# Solution to a simple equation

1. Sep 1, 2012

1. The problem statement, all variables and given/known data

X^2 + 1 = 0

2. Relevant equations

find the solution

3. The attempt at a solution

As simple as this:

what is the solution to x^2 +1 = 0

.... my question, why am I wrong in thinking x^2 = -1 as a possible solution?

2. Sep 1, 2012

### phinds

X^2 = -1 is not a solution for "what is x", which is what is being asked for, it is a solution to "what is X^2"

3. Sep 1, 2012

Oh I see.... Well, a solution to x^2 could be $$\pm 1$$. So what is the solution, I am a bit confused. Would it be

x = -1/2

4. Sep 1, 2012

### Staff: Mentor

(-1/2)² = 1/4, so that's not a solution to X² + 1 =0

You are right in re-arranging your equation as X² = -1
now take the square root of both sides.

5. Sep 1, 2012

### micromass

Staff Emeritus
Some information is missing here. What is x supposed to be?? Is it rational? Real? Complex?
Whether or not a solution exists to this problem depends on what you allow x to be.

6. Sep 2, 2012

### HallsofIvy

Staff Emeritus
No, it's not. You have already said that x^2= -1, not $\pm 1$. Now you need to get x itself, not x^2. You need to "undo" the square- what's the opposite of squaring?

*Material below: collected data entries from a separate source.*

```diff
@@ -238,16 +268,39 @@
       }
 }
 
+struct TnReduce {
+  const float* part;
+  int64_t MN;
+  float* out;
+  int N;
+  int64_t ld;
+  float alpha;
+};
+
 __global__ void __launch_bounds__(256)
-gemm_tn_reduce_kernel(const float* __restrict__ part, int S, int64_t MN, float* __restrict__ C, int N,
-                      int64_t ldc, float alpha) {
+gemm_tn_reduce_kernel(TnReduce c, TnReduce sums, int S, int c_blocks) {
   __shared__ float sh[8][32];
+  const bool second = (int)blockIdx.x >= c_blocks;
+  const TnReduce& job = second ? sums : c;
+  const int64_t first = second ? (int)blockIdx.x - c_blocks : (int)blockIdx.x;
+  const int64_t step = second ? (int)gridDim.x - c_blocks : c_blocks;
+  const float* __restrict__ part = job.part;
+  const int64_t MN = job.MN;
   const int j = threadIdx.x & 31, q = threadIdx.x >> 5;
-  for (int64_t base = (int64_t)blockIdx.x * 32; base < MN; base += (int64_t)gridDim.x * 32) {
+  for (int64_t base = first * 32; base < MN; base += step * 32) {
     const int64_t i = base + j;
     float s = 0.f;
-    if (i < MN)
-      for (int p = q; p < S; p += 8) s += part[(int64_t)p * MN + i];
+    if (i < MN) {
+      int p = q;
+      for (; p + 56 < S; p += 64) {
+        float v[8];
+#pragma unroll
+        for (int u = 0; u < 8; ++u) v[u] = part[(int64_t)(p + 8 * u) * MN + i];
+#pragma unroll
+        for (int u = 0; u < 8; ++u) s += v[u];
+      }
+      for (; p < S; p += 8) s += part[(int64_t)p * MN + i];
+    }
     __syncthreads();
     sh[q][j] = s;
     __syncthreads();
@@ -255,7 +308,7 @@
       float t = 0.f;
 #pragma unroll
       for (int k = 0; k < 8; ++k) t += sh[k][j];
-      C[(i / N) * ldc + (i % N)] = alpha * t;
+      job.out[(i / job.N) * job.ld + (i % job.N)] = job.alpha * t;
     }
   }
 }
@@ -329,12 +382,11 @@
   const int64_t MN = M * N;
   int64_t rb = cdiv(MN, 32);
   if (rb > kMaxGrid) rb = kMaxGrid;
-  gemm_tn_reduce_kernel<<<(int)rb, 256, 0, s>>>(part, S, MN, C, (int)N, ldc, alpha);
+  const TnReduce red_c{part, MN, C, (int)N, ldc, alpha};
+  const TnReduce red_sums{colpart, a_colsum ? M : 0, a_colsum, (int)M, M, 1.0f};
+  const int64_t sb = a_colsum ? cdiv(M, 32) : 0;
+  gemm_tn_reduce_kernel<<<(int)(rb + sb), 256, 0, s>>>(red_c, red_sums, S, (int)rb);
   RGBX_CHECK_LAUNCH("gemm_tn_reduce_kernel");
-  if (a_colsum) {
-    gemm_tn_reduce_kernel<<<(int)cdiv(M, 32), 256, 0, s>>>(colpart, S, M, a_colsum, (int)M, M, 1.0f);
-    RGBX_CHECK_LAUNCH("gemm_tn_reduce_kernel");
-  }
   return RGBX_OK;
 }
 
```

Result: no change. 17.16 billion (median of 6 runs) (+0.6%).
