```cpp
static int closed_launches(mdr_ctx* c, const RolloutArgs& a, hipStream_t st, double* stats = nullptr) {
  const bool common = win_common(c);
  if (common && stats) return fail(MDR_ESTATE, "window launch: no stats rows from a common-penalty window");
  if (common && (!c->d_wpen || !c->d_wres)) return fail(MDR_ESTATE, "window launch: no penalty partial rows");
  if (stats && !c->d_wstat) return fail(MDR_ESTATE, "window launch: no stats partial rows");
  double* const wstat = stats ? c->d_wstat : nullptr;
  const WinPlan plan(a.n, c->win);
  const int nw = plan.count(), mode = a.mode;
  const int64_t rew_stride = a.rew_stride;
  const KParams kp = c->kp;
  const int ncap = kp.n_cap;
  const TickArgs* const tk = c->d_ticks;
  unsigned long long* slot = c->d_wslab;
  const double* rec = reinterpret_cast<const double*>(win_red_ptr(c, slot) + (size_t)kWindowMax * ncap);
  const unsigned grid = win_grid(c);
  SlotsGuard slots(c->v);
  for (int w = 0; w < nw; ++w) {
    const int K = plan.size(w), t0 = plan.start(w);
// ... 2093 lines not shown
```

### marl-demandresponse_amd/csrc/mdr_kernels.h

```cpp
#pragma once
#include <hip/hip_runtime.h>
#include <stdint.h>

#include "../../include/mdr.h"

namespace mdr {

constexpr int kCountShards = 64;
constexpr int kWinShards = 16;
constexpr int kCountWaves = 16;
constexpr int kTicketGroups = 64;
constexpr int kTicketWords = 32 * (kTicketGroups + 1);
constexpr int kSlabs = 4;
constexpr int kObsBlock = 128;
constexpr int kActBangBang = 16;
constexpr int kActDeadband = 17;

struct KParams {
  int64_t n, goff, n_global;
  int dt, L, n_cap, penalty_mode;
  double deadband, alpha_temp, alpha_sig, norm_temp, norm_sig;
  double alpha_ind_l2, alpha_common_l2, alpha_common_max;
  uint64_t seed;
  double* t_air;
// ... 95 lines not shown
                            GqfBufs fz, int fpar);
constexpr int kPipeMaxCap = 4;
constexpr int kWindowMax = 32;
constexpr int kWindowCap = 4;
constexpr int kWindowRec = 4;
constexpr int kWinHpt = 2;
struct WinDrv {
  double od_k[kWindowMax];
  double solar[kWindowMax];
  double s_prev[kWindowMax];
  uint64_t tick0;
  double* p_out;
  uint32_t ok;
  const unsigned long long* red;
};
struct WinPen {
  double* part;
  double* sig;
};
template <int ACT, int HPT, bool SIMPLE, bool KA, int FORM, bool COMMON = false>
__global__ void k_step_window(KParams p, const uint8_t* action, int64_t act_stride, const TickArgs* tkp, int K,
                              int la_K, const double* rec, double* reward, int64_t rew_stride, uint64_t* onb,
                              uint32_t* wah, unsigned long long* next_slot, WinDrv dv, WinPen pen);
__global__ void k_win_pen_reduce(const double* part, int ntile, double* res);
__global__ void k_win_reward_common(KParams p, const double* res, const double* sig, int j0, double* reward,
                                    int64_t rew_stride);
template <int CTRL, int HPT, bool STATS = false, bool COMMON = false, class... W>
__global__ void k_step_closed(KParams p, const TickArgs* tkp, int K, double* reward, int64_t rew_stride,
                              unsigned long long* slot, W... wstat);
__global__ void k_closed_reward(KParams p, const double* rec, int j0, double* reward, int64_t rew_stride);
__global__ void k_closed_reward_common(KParams p, const double* res, const double* rec, int j0, double* reward,
                                       int64_t rew_stride);
__global__ void k_win_shard_sum(KParams p, unsigned long long* slot);
__global__ void k_closed_reward_sharded(KParams p, const unsigned long long* red, const TickArgs* tkp, int j0, int nt,
                                        double* reward, int64_t rew_stride, double* p_out);
__global__ void k_reward_finalize_dev(KParams p, const TickArgs* tkp, const unsigned long long* counts,
                                      const double* partial2, double* reward);
__global__ void k_win_reduce(KParams p, unsigned long long* slot, int nt, const TickArgs* tkp, double* p_out);
__global__ void k_win_records(KParams p, unsigned long long* slot, int nt, const TickArgs* tkp, double* p_out);
template <int ACT, int HPT>
__global__ void k_count_window(KParams p, const uint8_t* action, int64_t act_stride, const TickArgs* tkp,
                               uint64_t tick0, int nt, unsigned long long* slot, uint64_t* onb, uint32_t* wah,
                               const uint32_t* w_in, unsigned* ticket);
__global__ void k_probe_stream(KParams p, double* reward);
__global__ void k_refresh(KParams p, int* params_bad);
__global__ void k_div_check(const double* a, const double* b, int64_t n, unsigned long long* mismatches);
// ... 113 lines not shown
```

You seem to be confused about what "solution to an equation" means. What level mathematics are you taking? Where did you get this problem? Have you studied complex numbers.

7. Sep 3, 2012

So the solution is

$$x = \sqrt{-1}$$

8. Sep 3, 2012

Bravo.

9. Sep 3, 2012

### Mentallic

$$x=\pm\sqrt{-1}$$

10. Sep 3, 2012

### eumyang

To the OP: you know the symbol we use for $\sqrt{-1}$, right?

11. Sep 3, 2012

Yes, it's the imaginary number. :)

12. Sep 3, 2012

### ehild

Which imaginary number?

ehild

13. Sep 4, 2012

### Staff: Mentor

In other words, what symbol do we use to represent $\sqrt{-1}$?

14. Sep 5, 2012

i = sqrt{-1}

15. Sep 5, 2012

### Staff: Mentor

Right

16. Sep 5, 2012

### nebbione

That's right! If x was supposed to be real then, the equation has no solution, but since we are considering complex numbers the equation has a solution!

For the fundamental theorem of Algebra a polynomial form has always a solution in the set of the complex numebers.